Когда они проходили мимо, Арвид привстал со скамьи И поклонился. Лидия в ответ склонила голову низко, не глянув ему в лицо. Пожилой господин тоже ответил на поклон.
Там, где дорога сделала поворот, они исчезли из глаз.
Рассеянно посмотрев в книгу, он заметил наконец, что держит ее вверх ногами.
Арвид взял другую книжку, ту, что предназначалась для последующих стадий обучения, и принялся наудачу листать.
«Нравственный закон – один для всех, независимо от климата, расы, возраста, пола, умственных способностей; достаточно быть человеком, чтобы его понять, он распространяется на всех и совершенно ясен. Смысл его легко можно выразить в двух словах: «Делай добро, не делай зла», – и все человечество понимает эти слова, ибо голос совести говорит каждому из нас: «Вот это добро, а это зло».
Арвид засунул и эту книжку в карман и зашагал в направлении к городу. Небо уже темнело. Вдруг он остановился, вспомнив, что забыл взглянуть на имя автора. Он снова вынул книгу и посмотрел обложку. Leopold Mabilleau, Docteur des lettres, Directeur du Musеe social[7 - Мабийо Леопольд – доктор филологии, директор Музея обществоведения (франц.)].

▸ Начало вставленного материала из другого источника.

__global__ void __launch_bounds__(256) back_solve_kernel(const double* __restrict__ G, int64_t ld,
                                                         const double* __restrict__ Linv, int64_t nb,
                                                         const double* __restrict__ W, double* A,
                                                         int64_t lda, int64_t nrhs, int32_t* __restrict__ flags,
                                                         int32_t* __restrict__ info) {
  __shared__ double part[4][RC][NB];
  __shared__ double rl[RC][NB];
  __shared__ double ah[RC][NB];
  __shared__ int ok_s;
  const int tid = threadIdx.x, lane = tid & 63, wave = tid >> 6;
  const int64_t bh = nb - 1 - 2 * (int64_t)blockIdx.x, bl = bh - 1;
  const bool lo = bl >= 0;
  const int64_t h0 = bh * NB, l0 = bl * NB;
  const int j0 = wave * 16;
  const int64_t a_bytes = nrhs * lda * 8;
  const __amdgpu_buffer_rsrc_t rA =
      __builtin_amdgcn_make_buffer_rsrc(A, (short)0, (int)(a_bytes < 0x7fffffff ? a_bytes : 0x7fffffff), 0x00020000);
  double uh[16], ul[16], lb[16];
#pragma unroll
  for (int jj = 0; jj < 16; jj++) {
    uh[jj] = Linv[(h0 + lane) * NB + j0 + jj];
    ul[jj] = lo ? Linv[(l0 + lane) * NB + j0 + jj] : 0.0;
    lb[jj] = lo ? G[(h0 + j0 + jj) * ld + l0 + lane] : 0.0;
  }
  if (tid == 0) ok_s = 1;
  int32_t pass = 0;
  auto solve_block = [&](int64_t b0, const double (&ui)[16], const double (&acc)[RC], const double (&w)[RC], int tc,
                         int64_t t0, double (*out)[NB]) {
#pragma unroll
    for (int t = 0; t < RC; t++) part[wave][t][lane] = acc[t];
    lds_sync();
    if (wave == 0)
#pragma unroll
      for (int t = 0; t < RC; t++)
        if (t < tc) rl[t][lane] = w[t] - (((part[0][t][lane] + part[1][t][lane]) + part[2][t][lane]) + part[3][t][lane]);
    lds_sync();
    for (int t = 0; t < tc; t++) {
      double s = 0.0;
#pragma unroll
      for (int jj = 0; jj < 16; jj++) s = fma(ui[jj], rl[t][j0 + jj], s);
      part[wave][t][lane] = s;
    }
    lds_sync();
    if (wave == 0)
      for (int t = 0; t < tc; t++) {
        const double v = ((part[0][t][lane] + part[1][t][lane]) + part[2][t][lane]) + part[3][t][lane];
        st_agent(A + (t0 + t) * lda + b0 + lane, v);
        if (out) out[t][lane] = v;
      }
  };
  for (int64_t t0 = 0; t0 < nrhs; t0 += RC) {
    pass++;
    const int tc = (int)(nrhs - t0 < RC ? nrhs - t0 : RC);
    double acch[RC] = {0.0, 0.0, 0.0, 0.0}, accl[RC] = {0.0, 0.0, 0.0, 0.0};
    double wh[RC] = {0.0, 0.0, 0.0, 0.0}, wl[RC] = {0.0, 0.0, 0.0, 0.0};
    if (wave == 0)
#pragma unroll
      for (int t = 0; t < RC; t++)
        if (t < tc) {
          wh[t] = W[(t0 + t) * lda + h0 + lane];
          if (lo) wl[t] = W[(t0 + t) * lda + l0 + lane];
        }
    bool ok = true;
    for (int64_t c = nb - 1; c > bh && ok; c--) {
      double lh[16], ll[16];
      const double* lp = G + (c * NB + j0) * ld + lane;
#pragma unroll
      for (int jj = 0; jj < 16; jj++) {
        lh[jj] = lp[(int64_t)jj * ld + h0];
        ll[jj] = lo ? lp[(int64_t)jj * ld + l0] : 0.0;
      }
      if (lane == 0) ok = wait_flag<false>(&flags[c], pass, info);
      ok = __builtin_amdgcn_readfirstlane((int)ok) != 0;
      __builtin_amdgcn_fence(__ATOMIC_ACQUIRE, "wavefront");
      for (int t = 0; t < tc; t++) {
        const uint32_t voff = (uint32_t)(((t0 + t) * lda + c * NB + j0) * 8);
        double av[16];
#pragma unroll
        for (int jj = 0; jj < 16; jj++)
          av[jj] = __builtin_bit_cast(double, __builtin_amdgcn_raw_buffer_load_b64(rA, (int)(voff + jj * 8), 0, 16));
        double sh = 0.0, sl = 0.0;
#pragma unroll
        for (int jj = 0; jj < 16; jj++) {
          sh = fma(lh[jj], av[jj], sh);
          sl = fma(ll[jj], av[jj], sl);
        }
        acch[t] += sh;
        accl[t] += sl;
      }
    }
    if (!ok) ok_s = 0;
    solve_block(h0, uh, acch, wh, tc, t0, lo ? ah : nullptr);
    publish_flag(&flags[bh], pass, tid);
    if (lo) {
      for (int t = 0; t < tc; t++) {
        double sl = 0.0;
#pragma unroll
        for (int jj = 0; jj < 16; jj++) sl = fma(lb[jj], ah[t][j0 + jj], sl);
        accl[t] += sl;
      }
      lds_sync();
      solve_block(l0, ul, accl, wl, tc, t0, nullptr);
      publish_flag(&flags[bl], pass, tid);
    }
    if (!ok_s) return;
    lds_sync();
  }
}

constexpr int WPA = CNB + 4;
__global__ void __launch_bounds__(512) whiten_rows_kernel(const double* __restrict__ G, int64_t ldg,
                                                          const double* __restrict__ Linv, int64_t nb, double* R,
                                                          int64_t ldr, int64_t rows) {
  __shared__ __attribute__((aligned(16))) double As[2][CNB * WPA];
  __shared__ __attribute__((aligned(16))) double Bs[2][CNB * PS];
  const int tid = threadIdx.x, lane = tid & 63, wave = tid >> 6;
  const int wm = wave >> 2, wn = wave & 3, fr = lane >> 4, fc = lane & 15;
  const int64_t r0 = (int64_t)blockIdx.x * CNB;
  const int lrow = tid >> 5, lcol = 2 * (tid & 31);
  const int cw = wn * 16 + fc;
  typedef double d8 __attribute__((ext_vector_type(8)));
  for (int64_t k = 0; k < nb; k++) {
    d4 acc[2];
#pragma unroll
    for (int m = 0; m < 2; m++)
#pragma unroll
      for (int r = 0; r < 4; r++) {
        const int64_t row = r0 + wm * 32 + m * 16 + fr + 4 * r;
        acc[m][r] = row < rows ? R[row * ldr + k * CNB + cw] : 0.0;
      }
    d8 va0, vb0, va1, vb1;
    auto load_step = [&](int64_t m, d8& va, d8& vb) {
#pragma unroll
      for (int e = 0; e < 4; e++) {
        const int64_t row = r0 + lrow + 16 * e;
        double2 x = make_double2(0.0, 0.0);
        if (row < rows) x = *reinterpret_cast<const double2*>(R + row * ldr + m * CNB + lcol);
        const double2 y = *reinterpret_cast<const double2*>(G + (m * CNB + lrow + 16 * e) * ldg + k * CNB + lcol);
        va[2 * e] = x.x;
        va[2 * e + 1] = x.y;
        vb[2 * e] = y.x;
        vb[2 * e + 1] = y.y;
      }
    };
    auto stage = [&](int buf, const d8& va, const d8& vb) {
#pragma unroll
      for (int e = 0; e < 4; e++) {
        *reinterpret_cast<double2*>(&As[buf][(lrow + 16 * e) * WPA + lcol]) = make_double2(va[2 * e], va[2 * e + 1]);
        *reinterpret_cast<double2*>(&Bs[buf][(lrow + 16 * e) * PS + lcol]) = make_double2(vb[2 * e], vb[2 * e + 1]);
      }
    };
    auto step = [&](int64_t m, int buf, d8& na, d8& nb_) {
      const double* Am = As[buf];
      const double* Bm = Bs[buf];
#pragma unroll
      for (int ks = 0; ks < 16; ks++) {
        const double bf = Bm[(ks * 4 + fr) * PS + cw];
#pragma unroll
        for (int mm = 0; mm < 2; mm++) {
          const double af = -Am[(wm * 32 + mm * 16 + fc) * WPA + ks * 4 + fr];
          acc[mm] = __builtin_amdgcn_mfma_f64_16x16x4f64(af, bf, acc[mm], 0, 0, 0);
        }
      }
      if (m + 1 < k) {
        stage(buf ^ 1, na, nb_);
        if (m + 3 < k) load_step(m + 3, na, nb_);
      }
      __syncthreads();
    };
    if (k > 0) {
      load_step(0, va0, vb0);
      if (k > 1) load_step(1, va1, vb1);
      stage(0, va0, vb0);
      if (k > 2) load_step(2, va0, vb0);
      __syncthreads();
    }
    for (int64_t m = 0; m < k; m += 2) {
      step(m, 0, va1, vb1);
      if (m + 1 < k) step(m + 1, 1, va0, vb0);
    }
#pragma unroll
    for (int m = 0; m < 2; m++)
#pragma unroll
      for (int r = 0; r < 4; r++) As[0][(wm * 32 + m * 16 + fr + 4 * r) * WPA + cw] = acc[m][r];
#pragma unroll
    for (int e = 0; e < 4; e++)
      *reinterpret_cast<double2*>(&Bs[0][(lrow + 16 * e) * PS + lcol]) =
          *reinterpret_cast<const double2*>(Linv + (k * CNB + lrow + 16 * e) * CNB + lcol);
    __syncthreads();
    d4 out[2];
#pragma unroll
    for (int m = 0; m < 2; m++) out[m] = (d4){0.0, 0.0, 0.0, 0.0};
#pragma unroll
    for (int ks = 0; ks < 16; ks++) {
      const double bf = Bs[0][(ks * 4 + fr) * PS + cw];
#pragma unroll
      for (int mm = 0; mm < 2; mm++) {
        const double af = As[0][(wm * 32 + mm * 16 + fc) * WPA + ks * 4 + fr];
        out[mm] = __builtin_amdgcn_mfma_f64_16x16x4f64(af, bf, out[mm], 0, 0, 0);
      }
    }
#pragma unroll
    for (int m = 0; m < 2; m++)
#pragma unroll
      for (int r = 0; r < 4; r++) {
        const int64_t row = r0 + wm * 32 + m * 16 + fr + 4 * r;
        if (row < rows) R[row * ldr + k * CNB + cw] = out[m][r];
      }
    __builtin_amdgcn_s_waitcnt(0);
    __syncthreads();
  }
}

__global__ void __launch_bounds__(256) gebv_kernel(const double* __restrict__ Y, int64_t ldy, int64_t n,
                                                   const double* __restrict__ A, double* __restrict__ gebv,
                                                   int64_t lda, const double* __restrict__ mu, double lambda) {
  const int64_t t = blockIdx.y;
  const double m = mu[t];
  for (int64_t i = (int64_t)blockIdx.x * 256 + threadIdx.x; i < lda; i += (int64_t)gridDim.x * 256)
    gebv[t * lda + i] = i < n ? m + (Y[t * ldy + i] - m) - lambda * A[t * lda + i] : 0.0;
}

}

using namespace gbm;

extern "C" int64_t gbm_dev_npad(int64_t n) { return npad_of(n); }
extern "C" int64_t gbm_dev_gdim(int64_t n) { return gdim_of(n); }
static int64_t flow_block_offset(int64_t n) { return round_up(npad_of(n) * (2 * NB + 16) + npad_of(n) / NB / 2 + 1, 2); }
static int64_t solve_ws_doubles(int64_t n) { return flow_block_offset(n) + chol_flow_flag_bytes(gdim_of(n)) / 8; }
extern "C" int64_t gbm_dev_solve_workspace(int64_t n, int64_t nrhs) {
  (void)nrhs;
  return solve_ws_doubles(n) * (int64_t)sizeof(double);
}

namespace {

struct SolveWs {
  double *Ld, *Linv, *Dinv;
  int32_t* flags;
  void* flow;
};
SolveWs solve_ws(void* workspace, int64_t npad) {
  SolveWs w;
  w.Ld = (double*)workspace;
  w.Linv = w.Ld + npad * NB;
  w.Dinv = w.Linv + npad * NB;
  w.flags = reinterpret_cast<int32_t*>(w.Dinv + npad * 16);
  w.flow = (double*)workspace + flow_block_offset(npad);
  return w;
}

int check_solve_args(const double* G, int64_t ldg, int64_t n, const int32_t* info, const void* workspace,
                     int64_t ws_bytes, const char* who) {
  if (!G || !info || n < 1 || ldg < gdim_of(n) || (ldg & 1) || ((uintptr_t)G & 15))
    return fail(GBM_E_ARG, std::string(who) + ": bad arguments (G 16-byte aligned, even ldg >= gdim(n))");
  if (!workspace || ws_bytes < solve_ws_doubles(n) * (int64_t)sizeof(double) || ((uintptr_t)workspace & 15))
    return fail(GBM_E_ARG, std::string(who) + ": workspace too small (see gbm_dev_solve_workspace)");
  return GBM_OK;
}

static int64_t tail_flow_rows(int64_t npad) {
  const char* e = ::gbm::knob("GBM_CHOL_TAIL_FLOW");
  if (e) return (int64_t)atoll(e);
  return npad > 12288 ? 8192 : 0;
}
static bool tail_flow_at(int64_t kb, int64_t npad, int64_t gdim) {
  return kb > 0 && kb < npad / NB && gdim - kb * NB <= tail_flow_rows(npad);
}

int group_size(int64_t kb, int64_t nb, int64_t gdim) {
  if (tail_flow_at(kb, nb * NB, gdim)) return (int)(nb - kb);
  auto lim = [](const char* name, int64_t dflt) {
    const char* e = ::gbm::knob(name);
    return e ? (int64_t)atoll(e) : dflt;
  };
  const int64_t g4 = lim("GBM_CHOL_G4_LIM", 8192), g8 = lim("GBM_CHOL_G8_LIM", 8192),
                g16 = lim("GBM_CHOL_G16_LIM", 16384);
  const int64_t k0 = kb * NB;
  if (g16 >= 0 && kb + 16 < nb && gdim - (k0 + 16 * NB) > g16) return 16;
  if (g8 >= 0 && kb + 8 < nb && gdim - (k0 + 8 * NB) > g8) return 8;
  if (g4 >= 0 && kb + 4 < nb && gdim - (k0 + 4 * NB) > g4) return 4;
  if (kb + 2 < nb && gdim - (k0 + 2 * NB) > chol_small_lim()) return 2;
  return 1;
}

int solve_prepare(double* G, int64_t ldg, int64_t n, double inv_q, const int64_t* q_dev, double lambda,
                  const double* Y, int64_t ldy, int64_t nrhs, int32_t* info, void* workspace, hipStream_t s,
                  bool factor_first = true, ColKeep keep = ColKeep{}) {
  const int64_t npad = npad_of(n), gdim = gdim_of(n);
  const SolveWs w = solve_ws(workspace, npad);
  chol_refresh_tuning();
  prepare_v_kernel<<<(unsigned)gdim, 256, 0, s>>>(G, ldg, n, npad, gdim, inv_q, q_dev, lambda, Y, ldy, nrhs, info,
                                                  keep);
  GBM_LAUNCH_CHECK();
  if (!factor_first) return GBM_OK;
  factor_diag_kernel<<<1, 256, 0, s>>>(G, ldg, 0, w.Ld, w.Dinv, info);
  GBM_LAUNCH_CHECK();
  return GBM_OK;
}

static bool group_kernel_enabled() {
  const char* e = ::gbm::knob("GBM_CHOL_GROUP_KERNEL");
  return !e || atoi(e) != 0;
}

Интересно, в своем ли уме этот господин Леопольд Мабийо…
* * *
Арвид Шернблум, снимал комнату на Даларнской улице. Комната была узкая и обставлена жалкой мебелью, но из окна открывался широкий вид на запад, на Шабаш-гору и на Королевский остров, где кончался город.
Кое-как пообедав в одиночку в плохоньком ресторанчике, он пошел в свою одинокую комнату.
Он зажег лампу, но не стал спускать штору. Было холодно. Он развел огонь в камине. Хозяйка каждое утро оставляла там дрова, и он зажигал их по вечерам, на короткое время, пока бывал дома. К девяти ему надо было поспеть в газету.
Он начал разрезать свежую книгу – «Инферно» Стриндберга. Но скоро оторвался от этого занятия и сидел, задумчиво поигрывая разрезальным ножом.
…Кто бы мог быть тот почтенный господин?..
Какой-нибудь старинный, друг дома, кто-то, кого она называет дядюшкой, случайно повстречал ее и навязался в попутчики, не спросясь разрешения…
Да, по всей видимости, это так…
По всей видимости.
И все же… Все же оставалось странное, щемящее чувство.
Хотелось от него отмахнуться, думать о другом. И он стал думать о своем имени. «Арвид Шернблум».
Он ненавидел свое имя. Арвид, – и угораздило же его заполучить имя самого обожаемого в стране тенора. Всякий тенор располагает к насмешкам любого настоящего мужчину. А фамилия Шернблум! И ведь сколько еще шведских мелкотравчатых семейств награждены такими фамилиями, образованными от названий двух предметов, чаще всего никоим образом не сочетаемых[8 - Stj?rnblom; stj?rn – звезда, blom – цветок (швед.)]. Шернблум! Звезда и цветок в одном горшке. Не слишком ли жирно! Фу ты, черт.
И, однако… однако, кто же был тот почтенный господин?
…Ну, а отец его, старый вермландский лесничий, носит фамилию Шернблум вот уже шестьдесят лет, и ему даже в голову не приходит, что над ней можно потешаться. А до него ее носили дед и прадед. Так что же мне-то тужить? «Не лучше я, чем предок мой».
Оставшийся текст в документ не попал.